**WHAT THE TASK ASKS**
Check every line below for the string "waves", and copy the lines that contain it.

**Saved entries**
_ _ _ _ _
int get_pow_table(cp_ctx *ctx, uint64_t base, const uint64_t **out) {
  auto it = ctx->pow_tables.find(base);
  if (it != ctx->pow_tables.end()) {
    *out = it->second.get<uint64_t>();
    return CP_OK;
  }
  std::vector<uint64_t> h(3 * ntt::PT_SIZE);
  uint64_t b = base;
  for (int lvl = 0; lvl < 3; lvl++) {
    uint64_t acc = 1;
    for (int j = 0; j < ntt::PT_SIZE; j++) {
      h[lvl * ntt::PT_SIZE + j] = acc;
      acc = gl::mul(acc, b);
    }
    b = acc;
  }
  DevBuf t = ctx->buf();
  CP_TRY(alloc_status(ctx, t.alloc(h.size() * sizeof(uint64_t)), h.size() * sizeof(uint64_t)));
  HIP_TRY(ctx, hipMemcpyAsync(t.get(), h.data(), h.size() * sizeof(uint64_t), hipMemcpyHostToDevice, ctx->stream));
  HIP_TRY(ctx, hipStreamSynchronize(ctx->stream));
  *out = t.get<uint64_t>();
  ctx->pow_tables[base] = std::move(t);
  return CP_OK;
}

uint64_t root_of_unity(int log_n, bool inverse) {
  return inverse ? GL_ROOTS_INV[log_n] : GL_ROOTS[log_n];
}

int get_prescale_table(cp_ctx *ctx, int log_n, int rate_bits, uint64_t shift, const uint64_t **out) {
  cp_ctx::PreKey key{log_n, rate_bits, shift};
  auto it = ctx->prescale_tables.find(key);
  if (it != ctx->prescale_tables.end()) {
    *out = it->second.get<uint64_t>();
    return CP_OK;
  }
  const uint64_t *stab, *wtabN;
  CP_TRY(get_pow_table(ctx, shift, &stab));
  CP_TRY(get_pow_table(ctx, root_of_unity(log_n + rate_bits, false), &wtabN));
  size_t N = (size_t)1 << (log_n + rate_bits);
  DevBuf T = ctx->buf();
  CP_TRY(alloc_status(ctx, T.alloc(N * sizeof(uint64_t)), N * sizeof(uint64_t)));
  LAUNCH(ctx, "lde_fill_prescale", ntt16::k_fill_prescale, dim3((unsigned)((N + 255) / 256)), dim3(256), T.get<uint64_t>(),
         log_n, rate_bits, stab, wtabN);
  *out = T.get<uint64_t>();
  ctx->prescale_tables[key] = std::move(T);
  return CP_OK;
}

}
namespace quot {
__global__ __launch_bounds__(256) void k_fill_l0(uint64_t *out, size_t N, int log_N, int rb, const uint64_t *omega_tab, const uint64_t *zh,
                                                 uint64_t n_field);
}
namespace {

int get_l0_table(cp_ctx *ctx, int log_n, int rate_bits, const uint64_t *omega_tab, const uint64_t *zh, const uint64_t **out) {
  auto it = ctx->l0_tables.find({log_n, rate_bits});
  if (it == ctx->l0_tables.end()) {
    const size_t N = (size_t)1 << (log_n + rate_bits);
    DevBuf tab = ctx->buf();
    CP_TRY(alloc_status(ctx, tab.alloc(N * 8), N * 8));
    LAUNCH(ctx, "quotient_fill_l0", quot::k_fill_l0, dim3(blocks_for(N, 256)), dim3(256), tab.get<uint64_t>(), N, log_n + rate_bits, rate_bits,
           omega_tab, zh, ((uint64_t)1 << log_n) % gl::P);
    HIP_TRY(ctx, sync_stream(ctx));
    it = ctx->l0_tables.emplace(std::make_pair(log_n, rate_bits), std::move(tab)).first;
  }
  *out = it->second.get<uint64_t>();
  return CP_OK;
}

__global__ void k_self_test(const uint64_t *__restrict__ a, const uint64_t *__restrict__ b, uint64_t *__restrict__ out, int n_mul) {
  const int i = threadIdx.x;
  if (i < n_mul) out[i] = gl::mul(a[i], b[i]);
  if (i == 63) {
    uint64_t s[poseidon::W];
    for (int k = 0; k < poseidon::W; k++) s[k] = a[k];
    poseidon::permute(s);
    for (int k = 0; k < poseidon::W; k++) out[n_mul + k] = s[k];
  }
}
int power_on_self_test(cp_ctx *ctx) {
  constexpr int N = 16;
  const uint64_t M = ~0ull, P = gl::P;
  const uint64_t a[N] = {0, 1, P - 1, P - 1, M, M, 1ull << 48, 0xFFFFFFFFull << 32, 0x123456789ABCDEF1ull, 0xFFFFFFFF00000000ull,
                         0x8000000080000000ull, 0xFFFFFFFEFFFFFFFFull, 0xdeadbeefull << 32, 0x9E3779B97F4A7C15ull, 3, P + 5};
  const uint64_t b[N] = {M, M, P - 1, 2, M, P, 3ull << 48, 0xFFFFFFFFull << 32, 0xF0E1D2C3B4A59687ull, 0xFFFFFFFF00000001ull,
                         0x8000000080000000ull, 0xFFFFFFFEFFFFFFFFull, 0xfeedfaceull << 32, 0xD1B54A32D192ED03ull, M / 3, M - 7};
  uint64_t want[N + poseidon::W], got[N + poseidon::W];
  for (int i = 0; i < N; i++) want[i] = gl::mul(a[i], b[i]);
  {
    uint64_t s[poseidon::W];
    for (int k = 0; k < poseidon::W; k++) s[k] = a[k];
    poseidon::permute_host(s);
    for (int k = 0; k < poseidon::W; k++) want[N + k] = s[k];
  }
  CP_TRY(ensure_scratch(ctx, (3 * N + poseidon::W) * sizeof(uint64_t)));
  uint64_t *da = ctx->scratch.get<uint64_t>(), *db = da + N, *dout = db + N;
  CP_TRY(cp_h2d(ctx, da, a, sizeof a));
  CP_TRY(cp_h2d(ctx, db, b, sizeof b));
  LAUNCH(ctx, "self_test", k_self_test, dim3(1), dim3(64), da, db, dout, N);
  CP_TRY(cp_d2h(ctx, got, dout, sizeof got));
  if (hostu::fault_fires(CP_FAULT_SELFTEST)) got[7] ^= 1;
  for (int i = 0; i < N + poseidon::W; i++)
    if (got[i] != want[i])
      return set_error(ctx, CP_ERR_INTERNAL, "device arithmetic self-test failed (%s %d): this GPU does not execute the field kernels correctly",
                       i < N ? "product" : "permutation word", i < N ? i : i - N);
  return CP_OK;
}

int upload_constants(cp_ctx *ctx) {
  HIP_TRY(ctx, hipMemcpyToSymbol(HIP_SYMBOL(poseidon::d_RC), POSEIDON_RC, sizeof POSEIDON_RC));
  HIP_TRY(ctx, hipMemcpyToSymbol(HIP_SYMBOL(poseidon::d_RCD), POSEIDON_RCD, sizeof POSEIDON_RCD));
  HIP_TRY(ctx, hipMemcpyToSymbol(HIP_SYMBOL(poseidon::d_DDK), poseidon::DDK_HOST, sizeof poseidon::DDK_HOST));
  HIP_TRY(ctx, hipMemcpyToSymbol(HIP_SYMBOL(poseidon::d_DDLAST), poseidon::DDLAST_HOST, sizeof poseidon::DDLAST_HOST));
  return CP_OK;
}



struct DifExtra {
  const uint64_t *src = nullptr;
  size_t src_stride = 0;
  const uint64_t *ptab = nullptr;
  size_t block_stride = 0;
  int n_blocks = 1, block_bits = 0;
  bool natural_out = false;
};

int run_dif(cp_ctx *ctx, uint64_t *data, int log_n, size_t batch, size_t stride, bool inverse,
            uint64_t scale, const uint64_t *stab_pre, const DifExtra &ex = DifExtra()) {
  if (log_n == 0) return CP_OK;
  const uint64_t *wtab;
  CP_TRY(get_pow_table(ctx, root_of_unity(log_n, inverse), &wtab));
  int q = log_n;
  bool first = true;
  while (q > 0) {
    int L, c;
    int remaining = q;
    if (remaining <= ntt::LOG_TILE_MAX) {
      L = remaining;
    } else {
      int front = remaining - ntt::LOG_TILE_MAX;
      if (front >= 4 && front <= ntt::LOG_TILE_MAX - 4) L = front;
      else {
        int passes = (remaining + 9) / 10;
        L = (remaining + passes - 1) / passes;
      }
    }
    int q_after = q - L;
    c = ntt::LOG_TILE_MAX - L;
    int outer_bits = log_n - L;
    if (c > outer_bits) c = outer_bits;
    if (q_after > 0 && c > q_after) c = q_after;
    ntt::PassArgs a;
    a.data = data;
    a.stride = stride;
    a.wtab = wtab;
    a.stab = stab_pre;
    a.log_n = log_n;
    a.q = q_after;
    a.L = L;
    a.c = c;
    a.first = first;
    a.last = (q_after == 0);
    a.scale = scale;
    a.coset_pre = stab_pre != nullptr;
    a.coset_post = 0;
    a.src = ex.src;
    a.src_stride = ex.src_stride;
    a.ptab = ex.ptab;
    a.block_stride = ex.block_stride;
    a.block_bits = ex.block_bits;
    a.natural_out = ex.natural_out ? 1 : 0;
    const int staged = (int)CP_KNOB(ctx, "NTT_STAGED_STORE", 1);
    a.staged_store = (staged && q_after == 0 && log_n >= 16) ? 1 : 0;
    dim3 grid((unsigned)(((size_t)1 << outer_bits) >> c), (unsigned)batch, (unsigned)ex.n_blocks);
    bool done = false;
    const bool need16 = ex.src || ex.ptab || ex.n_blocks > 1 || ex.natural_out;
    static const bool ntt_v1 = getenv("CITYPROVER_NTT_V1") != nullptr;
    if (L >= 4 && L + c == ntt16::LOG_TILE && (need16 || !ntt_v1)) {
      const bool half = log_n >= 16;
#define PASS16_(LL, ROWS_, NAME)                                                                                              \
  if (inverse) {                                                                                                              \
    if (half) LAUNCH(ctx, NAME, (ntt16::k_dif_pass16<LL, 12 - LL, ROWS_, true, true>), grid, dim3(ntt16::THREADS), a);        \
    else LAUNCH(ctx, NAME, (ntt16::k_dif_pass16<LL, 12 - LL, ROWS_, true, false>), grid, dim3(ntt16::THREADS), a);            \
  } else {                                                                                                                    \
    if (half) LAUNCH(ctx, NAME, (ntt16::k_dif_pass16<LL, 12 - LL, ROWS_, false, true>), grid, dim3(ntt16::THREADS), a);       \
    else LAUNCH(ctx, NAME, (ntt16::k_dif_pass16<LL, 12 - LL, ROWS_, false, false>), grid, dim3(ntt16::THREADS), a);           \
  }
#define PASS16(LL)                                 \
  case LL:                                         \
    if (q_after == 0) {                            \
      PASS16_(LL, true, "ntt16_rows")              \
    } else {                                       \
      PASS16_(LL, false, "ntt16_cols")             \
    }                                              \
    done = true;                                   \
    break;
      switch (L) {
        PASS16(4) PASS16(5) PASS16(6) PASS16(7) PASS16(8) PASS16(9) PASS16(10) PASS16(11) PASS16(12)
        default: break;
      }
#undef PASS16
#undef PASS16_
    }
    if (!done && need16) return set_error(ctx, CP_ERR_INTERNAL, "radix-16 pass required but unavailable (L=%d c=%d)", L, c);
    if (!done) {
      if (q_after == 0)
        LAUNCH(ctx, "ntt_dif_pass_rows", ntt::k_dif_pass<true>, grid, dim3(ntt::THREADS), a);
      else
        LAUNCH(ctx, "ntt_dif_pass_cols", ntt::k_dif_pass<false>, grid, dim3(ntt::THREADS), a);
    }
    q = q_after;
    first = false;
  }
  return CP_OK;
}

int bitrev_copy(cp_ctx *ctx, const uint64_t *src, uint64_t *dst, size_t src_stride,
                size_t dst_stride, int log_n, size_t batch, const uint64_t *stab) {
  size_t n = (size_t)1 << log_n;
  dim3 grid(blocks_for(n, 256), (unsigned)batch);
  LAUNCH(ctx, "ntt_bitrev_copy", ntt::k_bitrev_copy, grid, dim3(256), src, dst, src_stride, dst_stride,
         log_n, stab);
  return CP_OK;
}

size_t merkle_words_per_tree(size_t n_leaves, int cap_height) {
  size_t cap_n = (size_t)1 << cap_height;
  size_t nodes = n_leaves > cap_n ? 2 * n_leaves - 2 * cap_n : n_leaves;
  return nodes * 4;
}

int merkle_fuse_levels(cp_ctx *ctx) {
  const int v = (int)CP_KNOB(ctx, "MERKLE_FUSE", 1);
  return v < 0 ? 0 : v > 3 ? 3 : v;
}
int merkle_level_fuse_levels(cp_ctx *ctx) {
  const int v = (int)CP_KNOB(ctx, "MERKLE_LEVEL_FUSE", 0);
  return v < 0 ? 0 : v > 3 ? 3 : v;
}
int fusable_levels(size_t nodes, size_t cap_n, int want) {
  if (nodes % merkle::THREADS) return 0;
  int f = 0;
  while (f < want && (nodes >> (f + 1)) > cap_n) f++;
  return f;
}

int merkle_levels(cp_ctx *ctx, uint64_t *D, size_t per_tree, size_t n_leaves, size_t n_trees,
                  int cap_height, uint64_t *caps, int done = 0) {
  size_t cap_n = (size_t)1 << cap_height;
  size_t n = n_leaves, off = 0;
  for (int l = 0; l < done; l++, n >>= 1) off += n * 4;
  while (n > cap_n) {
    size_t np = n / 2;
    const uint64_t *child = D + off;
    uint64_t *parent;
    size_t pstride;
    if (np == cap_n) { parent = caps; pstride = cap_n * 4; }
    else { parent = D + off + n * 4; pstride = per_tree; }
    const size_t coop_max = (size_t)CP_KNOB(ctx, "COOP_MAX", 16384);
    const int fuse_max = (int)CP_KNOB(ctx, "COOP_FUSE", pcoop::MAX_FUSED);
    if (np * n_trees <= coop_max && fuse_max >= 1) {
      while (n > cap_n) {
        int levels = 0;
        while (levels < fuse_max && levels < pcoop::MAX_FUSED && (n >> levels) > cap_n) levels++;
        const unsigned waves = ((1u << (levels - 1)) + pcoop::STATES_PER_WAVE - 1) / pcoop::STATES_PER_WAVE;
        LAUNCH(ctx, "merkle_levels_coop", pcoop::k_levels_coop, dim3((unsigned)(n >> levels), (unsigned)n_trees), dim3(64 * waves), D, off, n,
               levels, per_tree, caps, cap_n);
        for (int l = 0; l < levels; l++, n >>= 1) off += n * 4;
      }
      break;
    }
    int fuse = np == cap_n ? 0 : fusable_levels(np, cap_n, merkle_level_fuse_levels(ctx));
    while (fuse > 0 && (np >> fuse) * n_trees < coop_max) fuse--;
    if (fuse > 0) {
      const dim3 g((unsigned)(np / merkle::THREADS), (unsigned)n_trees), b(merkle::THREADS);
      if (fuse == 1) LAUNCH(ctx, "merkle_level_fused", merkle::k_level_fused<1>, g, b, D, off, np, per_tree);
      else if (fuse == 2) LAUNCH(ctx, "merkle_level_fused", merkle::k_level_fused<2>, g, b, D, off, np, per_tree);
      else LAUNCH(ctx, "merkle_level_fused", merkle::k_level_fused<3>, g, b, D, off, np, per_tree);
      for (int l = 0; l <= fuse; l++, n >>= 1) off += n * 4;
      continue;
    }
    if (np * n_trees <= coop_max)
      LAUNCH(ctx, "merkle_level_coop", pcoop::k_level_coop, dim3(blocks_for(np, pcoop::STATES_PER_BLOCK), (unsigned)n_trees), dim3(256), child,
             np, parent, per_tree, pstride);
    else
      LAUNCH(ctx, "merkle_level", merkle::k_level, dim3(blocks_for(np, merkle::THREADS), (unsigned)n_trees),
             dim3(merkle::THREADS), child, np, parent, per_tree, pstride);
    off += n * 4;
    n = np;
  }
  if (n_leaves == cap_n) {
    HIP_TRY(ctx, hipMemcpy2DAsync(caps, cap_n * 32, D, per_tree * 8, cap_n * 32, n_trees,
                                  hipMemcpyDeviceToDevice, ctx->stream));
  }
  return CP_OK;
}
_ _ _ _ _
**OUTPUT BELOW**
        const unsigned waves = ((1u << (levels - 1)) + pcoop::STATES_PER_WAVE - 1) / pcoop::STATES_PER_WAVE;
        LAUNCH(ctx, "merkle_levels_coop", pcoop::k_levels_coop, dim3((unsigned)(n >> levels), (unsigned)n_trees), dim3(64 * waves), D, off, n,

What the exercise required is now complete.